# My Sulawesi Shrimp Tank



## Beijing08 (Jul 19, 2010)

Not really a planted tank now, and won't be in the future, but it's nice to have a documentation of its development here.

20 gallon high (thanks choii317)
Crushed Coral (special thanks to KeMo)
Lights: 2x24w T5HO


----------



## camboy012406 (Jun 11, 2010)

how many cardinals u hav?


----------



## jimmyjam (Nov 6, 2007)

dude i think he meant how many u gonna have? Are these coming in with bettas order?


----------



## Beijing08 (Jul 19, 2010)

jimmyjam said:


> dude i think he meant how many u gonna have? Are these coming in with bettas order?


lol nope. It needs at least 1 month of cycling.
also I haven't decided on the species yet...
cardinals are by far the most hardy though.


----------



## jimmyjam (Nov 6, 2007)

i really wanna set one up too. .but man im running too many tanks.


----------



## Beijing08 (Jul 19, 2010)

Tank has been running for a couple of weeks now. It's well cycled, well lit, and well-prepared for shrimps.The only change is the light, which I swapped for a duo t5ho fixture

If anyone knows where to find some nice wild-caught shipments, or when they arrive, please pm me so I can go and snatch those. 
So far, I'm aware that BA's NY/ Missy gets regular shipments. All out of stock for now. I wonder who the heck buys these continuously for such a ridiculous price and high initial die off ratio?


----------



## Beijing08 (Jul 19, 2010)

jimmyjam said:


> i really wanna set one up too. .but man im running too many tanks.


set one up bro, we'll run these experiments together, and perhaps share our joy or mishaps so we all get to learn.
All it takes is a 10 gallon. Check out fish_man's collection.

MTS for the win?


----------



## Beijing08 (Jul 19, 2010)

*3 week birthday celebration!*

Dropped in a few of these buggers to test my water.
They're Sulawesi Six Banded (Caradina Holthuisi), from Lake Matano of the Malili system.


----------



## igor.kanshyn (Jan 14, 2010)

They are nice.


----------



## ShrimpieLove (Apr 26, 2010)

What ph range would you keep your sulawesi's at?

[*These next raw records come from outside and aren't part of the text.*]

template <int AK, int BK>
__global__ void __launch_bounds__(kThreads1, 1) contract_kernel(const __grid_constant__ GemmParams p) {
  using C = Cfg<AK, BK>;
  constexpr int A_STAGE = C::A_STAGE;
  const int R = p.R;
  const int B_STAGE = R * BK * 64;
  const int S = p.stages;

  extern __shared__ uint8_t smem_raw[];
  uint8_t* smem = smem_raw + ((1024u - (smem_u32(smem_raw) & 1023u)) & 1023u);
  const int NRES = p.b_res_reps * p.kb_total;
  uint8_t* sA = smem;
  uint8_t* sB = sA + (size_t)S * A_STAGE;
  float* sEpi = reinterpret_cast<float*>(sB + (size_t)(NRES ? NRES : S) * B_STAGE);
  uint64_t* full = reinterpret_cast<uint64_t*>(reinterpret_cast<uint8_t*>(sEpi) + kEpiBytes);
  uint64_t* empty = full + S;
  uint64_t* bres_full = empty + S;
  float* sbias = reinterpret_cast<float*>(bres_full + 1);

  const int warp = threadIdx.x >> 5;
  const int lane = threadIdx.x & 31;

  if (threadIdx.x == 0) {
    tma_prefetch_desc(&p.a_map);
    tma_prefetch_desc(&p.b_map);
    for (int s = 0; s < S; ++s) {
      mbar_init(&full[s], 1);
      mbar_init(&empty[s], 4 * kConsumerWGs);
    }
    mbar_init(bres_full, 1);
    fence_barrier_init();
  }
  if (warp == 0) sbias[lane] = p.ep.bias ? p.ep.bias[lane] : 0.f;
  __syncthreads();

  const int num_tiles = p.MT * p.NT * p.Z;

  int p_t = blockIdx.x, p_kb = 0, p_kb1 = 0, p_kk = 0, p_sa_lo = 0, p_sa_hi = 0, p_sb_lo = 0, p_sb_hi = 0, p_zA0 = 0, p_zB0 = 0, p_mt = 0, p_nt = 0;
  int p_stage = 0;
  uint32_t p_phase = 0;
  auto p_start_tile = [&]() {
    int z;
    decode_tile(p, p_t, p_mt, p_nt, z);
    p_kb = p.split_k ? z * p.kb_per_slice : 0;
    p_kb1 = p.split_k ? min(p_kb + p.kb_per_slice, p.kb_total) : p.kb_total;
    p_zA0 = ((z / p.am.z_div) % p.am.z_mod) * p.am.z_mul;
    p_zB0 = ((z / p.bm.z_div) % p.bm.z_mod) * p.bm.z_mul;
    const int seg = p_kb / p.kb_per_seg;
    p_kk = p_kb - seg * p.kb_per_seg;
    p_sa_lo = seg % p.am.seg_mod; p_sa_hi = seg / p.am.seg_mod;
    p_sb_lo = seg % p.bm.seg_mod; p_sb_hi = seg / p.bm.seg_mod;
  };
  auto produce = [&]() {
    if (p_t >= num_tiles) return;
    mbar_wait_inline(&empty[p_stage], p_phase ^ 1u);
    mbar_arrive_expect_tx(&full[p_stage], (uint32_t)(A_STAGE + (NRES ? 0 : B_STAGE)));
    const int zA = p_zA0 + p_sa_lo * p.am.seg_mul + p_sa_hi * p.am.seg_hi_mul;
    const int zB = p_zB0 + p_sb_lo * p.bm.seg_mul + p_sb_hi * p.bm.seg_hi_mul;
    const int kA = p_kk * BK + p_sa_lo * p.am.k_seg;
    const int kB = p_kk * BK + p_sb_lo * p.bm.k_seg;
    uint8_t* a_dst = sA + (size_t)p_stage * A_STAGE;
    uint8_t* b_dst = sB + (size_t)p_stage * B_STAGE;
    if (AK == A_MN128) {
      tma_load_4d(a_dst, &p.a_map, &full[p_stage], p_mt * 128, kA, zA, 0);
      tma_load_4d(a_dst + BK * 128, &p.a_map, &full[p_stage], p_mt * 128 + 64, kA, zA, 0);
    } else if (AK == A_K128 || AK == A_K64) {
      tma_load_4d(a_dst, &p.a_map, &full[p_stage], kA, p_mt * 128, zA, 0);
    } else {
      tma_load_4d(a_dst, &p.a_map, &full[p_stage], 0, kA, p_mt * 4, zA);
    }
    if (!NRES)
      tma_load_4d(b_dst, &p.b_map, &full[p_stage], 0, kB, p_nt * R, zB);
    if (++p_stage == S) { p_stage = 0; p_phase ^= 1u; }
    if (++p_kk == p.kb_per_seg) {
      p_kk = 0;
      if (++p_sa_lo == p.am.seg_mod) { p_sa_lo = 0; ++p_sa_hi; }
      if (++p_sb_lo == p.bm.seg_mod) { p_sb_lo = 0; ++p_sb_hi; }
    }
    if (++p_kb == p_kb1) {
      p_t += gridDim.x;
      if (p_t < num_tiles) p_start_tile();
    }
  };
  if (threadIdx.x == 0 && (int)blockIdx.x < num_tiles) {
    if (NRES) {
      mbar_arrive_expect_tx(bres_full, (uint32_t)(NRES * B_STAGE));
      for (int sg = 0; sg < NRES; ++sg) {
        const int lo = sg % p.bm.seg_mod, hi = sg / p.bm.seg_mod;
        tma_load_4d(sB + (size_t)sg * B_STAGE, &p.b_map, bres_full, 0, lo * p.bm.k_seg, 0, lo * p.bm.seg_mul + hi * p.bm.seg_hi_mul);
      }
    }
    p_start_tile();
    for (int s = 0; s < S; ++s) produce();
  }
  __syncwarp();

  {
    const int wg = warp >> 2;
    const int tw = threadIdx.x & 127;
    const int wq = warp & 3, g = lane >> 2, q = lane & 3;
    const float alpha = p.ep.alpha_dev ? p.ep.alpha * __ldg(p.ep.alpha_dev) : p.ep.alpha;
    const uint64_t a_hi = gmma_desc_hi(C::A_SBO, C::A_LAYOUT);
    const uint64_t b_hi = gmma_desc_hi(C::B_SBO, GMMA_SW64);
    float* stg = sEpi + (size_t)wg * 2 * 64 * kEpiRow;
    float amax = 0.f;
    float acc[128];
    int stage = 0;
    uint32_t phase = 0;
    if (NRES && (int)blockIdx.x < num_tiles) mbar_wait_inline(bres_full, 0);
    for (int t = blockIdx.x; t < num_tiles; t += gridDim.x) {
      int mt, nt, z;
      decode_tile(p, t, mt, nt, z);
      const int kb0 = p.split_k ? z * p.kb_per_slice : 0;
      const int kb1 = p.split_k ? min(kb0 + p.kb_per_slice, p.kb_total) : p.kb_total;
      int prev = -1;
      for (int kb = kb0; kb < kb1; ++kb) {
        mbar_wait_inline(&full[stage], phase);
        const uint32_t a_addr = smem_u32(sA + (size_t)stage * A_STAGE) + C::A_WG * (uint32_t)wg;
        const int reps = NRES ? p.b_res_reps : 1;
        wgmma_fence();
        for (int rep = 0; rep < reps; ++rep) {
          const uint32_t b_addr = smem_u32(sB + (size_t)(NRES ? rep * p.kb_total + kb : stage) * B_STAGE);
          const int first = (kb == kb0 && rep == 0) ? 1 : 0;
          auto kblock = [&](auto width) {
            constexpr int RW = decltype(width)::value;
#pragma unroll
            for (int k = 0; k < BK / 16; ++k) {
              const uint64_t ad = gmma_desc(a_hi, a_addr + C::a_koff(k), C::A_LBO);
              const uint64_t bd = gmma_desc(b_hi, b_addr + k * C::B_KSTEP, C::B_LBO);
              wgmma_n<RW, C::A_MN ? 1 : 0, 1>(acc, ad, bd, (first && k == 0) ? 0 : 1);
            }
          };
          switch (R) {
            case 1: kblock(std::integral_constant<int, 1>()); break;
            case 2: kblock(std::integral_constant<int, 2>()); break;
            case 3: kblock(std::integral_constant<int, 3>()); break;
            case 4: kblock(std::integral_constant<int, 4>()); break;
            case 5: kblock(std::integral_constant<int, 5>()); break;
            case 6: kblock(std::integral_constant<int, 6>()); break;
            case 7: kblock(std::integral_constant<int, 7>()); break;
            default: kblock(std::integral_constant<int, 8>()); break;
          }
        }
        wgmma_commit();
        wgmma_wait<1>();
        if (prev >= 0) {
          __syncwarp();
          if (lane == 0) mbar_arrive(&empty[prev]);
          if (threadIdx.x == 0) produce();
          __syncwarp();
        }
        prev = stage;
        if (++stage == S) { stage = 0; phase ^= 1u; }
      }
      wgmma_wait<0>();
      if (prev >= 0) {
        __syncwarp();
        if (lane == 0) mbar_arrive(&empty[prev]);
        if (threadIdx.x == 0) produce();
        __syncwarp();
      }
      const int half = tw >> 6, rr = tw & 63;
      const int i = mt * 128 + wg * 64 + rr;
      const long long base = (long long)z * p.ep.sZ + (long long)i * p.ep.sI;
      float dl[8];
      long long cbase = 0;
      bool any_corr = false;
      if (p.ep.corr_src != nullptr) {
        const int zA = ((z / p.am.z_div) % p.am.z_mod) * p.am.z_mul;
        const int zB = ((z / p.bm.z_div) % p.bm.z_mod) * p.bm.z_mul;
        cbase = (long long)zB * p.ep.cZ + (long long)i * p.ep.cI;
#pragma unroll
        for (int sgi = 0; sgi < 8; ++sgi) {
          dl[sgi] = (sgi < p.ep.corr_nseg && i < p.ep.m_valid)
                        ? __ldg(p.ep.corr_delta + ((long long)zA * p.ep.corr_nseg + sgi) * p.ep.m_valid + i) : 0.f;
          any_corr |= (dl[sgi] != 0.f);
        }
      }
#pragma unroll
      for (int j0 = 0; j0 < 8; j0 += 2) {
        if (j0 < R) {
#pragma unroll
          for (int s = 0; s < 2; ++s) {
            if (j0 + s < R) {
#pragma unroll
              for (int jj = 0; jj < 4; ++jj)
#pragma unroll
                for (int h = 0; h < 2; ++h)
                  *reinterpret_cast<float2*>(stg + (s * 64 + 16 * wq + g + 8 * h) * kEpiRow + 8 * jj + 2 * q) =
                      make_float2(acc[16 * (j0 + s) + 4 * jj + 2 * h], acc[16 * (j0 + s) + 4 * jj + 2 * h + 1]);
            }
          }
          named_bar_sync(1 + wg, 128);
          const int j = j0 + half;
          const int r = nt * R + j;
          if (j < R && i < p.ep.m_valid && r < p.ep.r_valid) {
            uint32_t regs[32];
#pragma unroll
            for (int c = 0; c < 32; c += 4) {
              const float4 v = *reinterpret_cast<const float4*>(stg + (half * 64 + rr) * kEpiRow + c);
              regs[c] = __float_as_uint(v.x); regs[c + 1] = __float_as_uint(v.y);
              regs[c + 2] = __float_as_uint(v.z); regs[c + 3] = __float_as_uint(v.w);
            }
            if (any_corr) {
#pragma unroll
              for (int sgi = 0; sgi < 8; ++sgi) {
                if (sgi < p.ep.corr_nseg && dl[sgi] != 0.f) {
                  const uint4* src = reinterpret_cast<const uint4*>(p.ep.corr_src + cbase + (long long)sgi * p.ep.cSeg + (long long)r * p.ep.cR);
#pragma unroll
                  for (int qq = 0; qq < 4; ++qq) {
                    const uint4 v = __ldg(src + qq);
                    const __half2* h2 = reinterpret_cast<const __half2*>(&v);
#pragma unroll
                    for (int e = 0; e < 4; ++e) {
                      const float2 f = __half22float2(h2[e]);
                      regs[8 * qq + 2 * e] = __float_as_uint(fmaf(dl[sgi], f.x, __uint_as_float(regs[8 * qq + 2 * e])));
                      regs[8 * qq + 2 * e + 1] = __float_as_uint(fmaf(dl[sgi], f.y, __uint_as_float(regs[8 * qq + 2 * e + 1])));
                    }
                  }
                }
              }
            }
            store_chunk(p.ep, alpha, sbias, base + (long long)r * p.ep.sR, regs, amax);
          }
          named_bar_sync(1 + wg, 128);
        }
      }
    }
    if (p.ep.absmax_out) {
      for (int o = 16; o > 0; o >>= 1) amax = fmaxf(amax, __shfl_xor_sync(0xffffffffu, amax, o));
      if (lane == 0) atomicMax(reinterpret_cast<unsigned int*>(p.ep.absmax_out), __float_as_uint(amax));
    }
  }
}
#endif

Is it your crushed coral that keeps it high?


----------



## Beijing08 (Jul 19, 2010)

igor.kanshyn said:


> They are nice.


Thanks buddy. You know they are 



GuppyLove said:


> What ph range would you keep your sulawesi's at? Is it your crushed coral that keeps it high?


yup, around 8.2


----------



## ShrimpieLove (Apr 26, 2010)

Does it keep it at 8.2 indefinately? Or does it need to be changed out once a year or so like the soils do?


----------



## Beijing08 (Jul 19, 2010)

GuppyLove said:


> Does it keep it at 8.2 indefinately? Or does it need to be changed out once a year or so like the soils do?


It won't last forever...but significantly longer than active soils..
I'll get back to you on this in one year.


----------



## ShrimpieLove (Apr 26, 2010)

Whats your gh and kh need to be for these guys?


----------



## Beijing08 (Jul 19, 2010)

GuppyLove said:


> Whats your gh and kh need to be for these guys?


pm'd you..


----------



## CrystalMethShrimp (Apr 27, 2010)

yeah what is the gh and kh? Heard they have to be low and the TDS has to be between 200ppm and 400ppm


----------



## Beijing08 (Jul 19, 2010)

CrystalMethShrimp said:


> yeah what is the gh and kh? Heard they have to be low and the TDS has to be between 200ppm and 400ppm


bumping up the tds means inevitably higher gh kh, but it varies. normally around 14+ gh. kh doesn't matter as much.


----------



## Cypher (Apr 15, 2006)

Beijing08 said:


> So far, I'm aware that BA's NY/ Missy gets regular shipments. All out of stock for now. I wonder who the heck buys these continuously for such a ridiculous price and high initial die off ratio?


I'm guessing that most sula shrimp at NY/ MIS BA are lost to attrition rather than sold to customers, considering their track record with hardier aquatic life. Maybe 5 - 10% possible sales to customers.


----------



## Beijing08 (Jul 19, 2010)

*Good stuff*


----------



## matti2uude (Jan 10, 2009)

Very nice shrimp! 
Is the berried one under the sponge filter a six banded shrimp?


----------



## Beijing08 (Jul 19, 2010)

matti2uude said:


> Very nice shrimp!
> Is the berried one under the sponge filter a six banded shrimp?


Yeah I guess it's a variation of the Hothuitis, but definitely doesn't have discernible "six bands". I guess they have varied phenotypes like Neocardina Heteropoda..

I've noticed, however, they do change colour according to temperature and lighting/environment.


----------



## Beijing08 (Jul 19, 2010)

Here's a quick update before school starts again......


female white orchid: "I'm feeling lonely..."










male white orchids: "Did anybody say, Lonely?" 










Cardinals are, generally speaking, more adventurous than they were a month ago.










this one looks like a female...


----------



## Beijing08 (Jul 19, 2010)

*Some more pictures*

It's a baby Starry Night!


----------



## Beijing08 (Jul 19, 2010)

Here's a video:


----------



## matti2uude (Jan 10, 2009)

How many babies have you seen?


----------



## Beijing08 (Jul 19, 2010)

matti2uude said:


> How many babies have you seen?


that was the second time seeing a baby. Forgot to record or shoot photos first time. They do blend in perfectly with their surroundings, hard to spot.


----------



## igor.kanshyn (Jan 14, 2010)

Wow, that's cool!


----------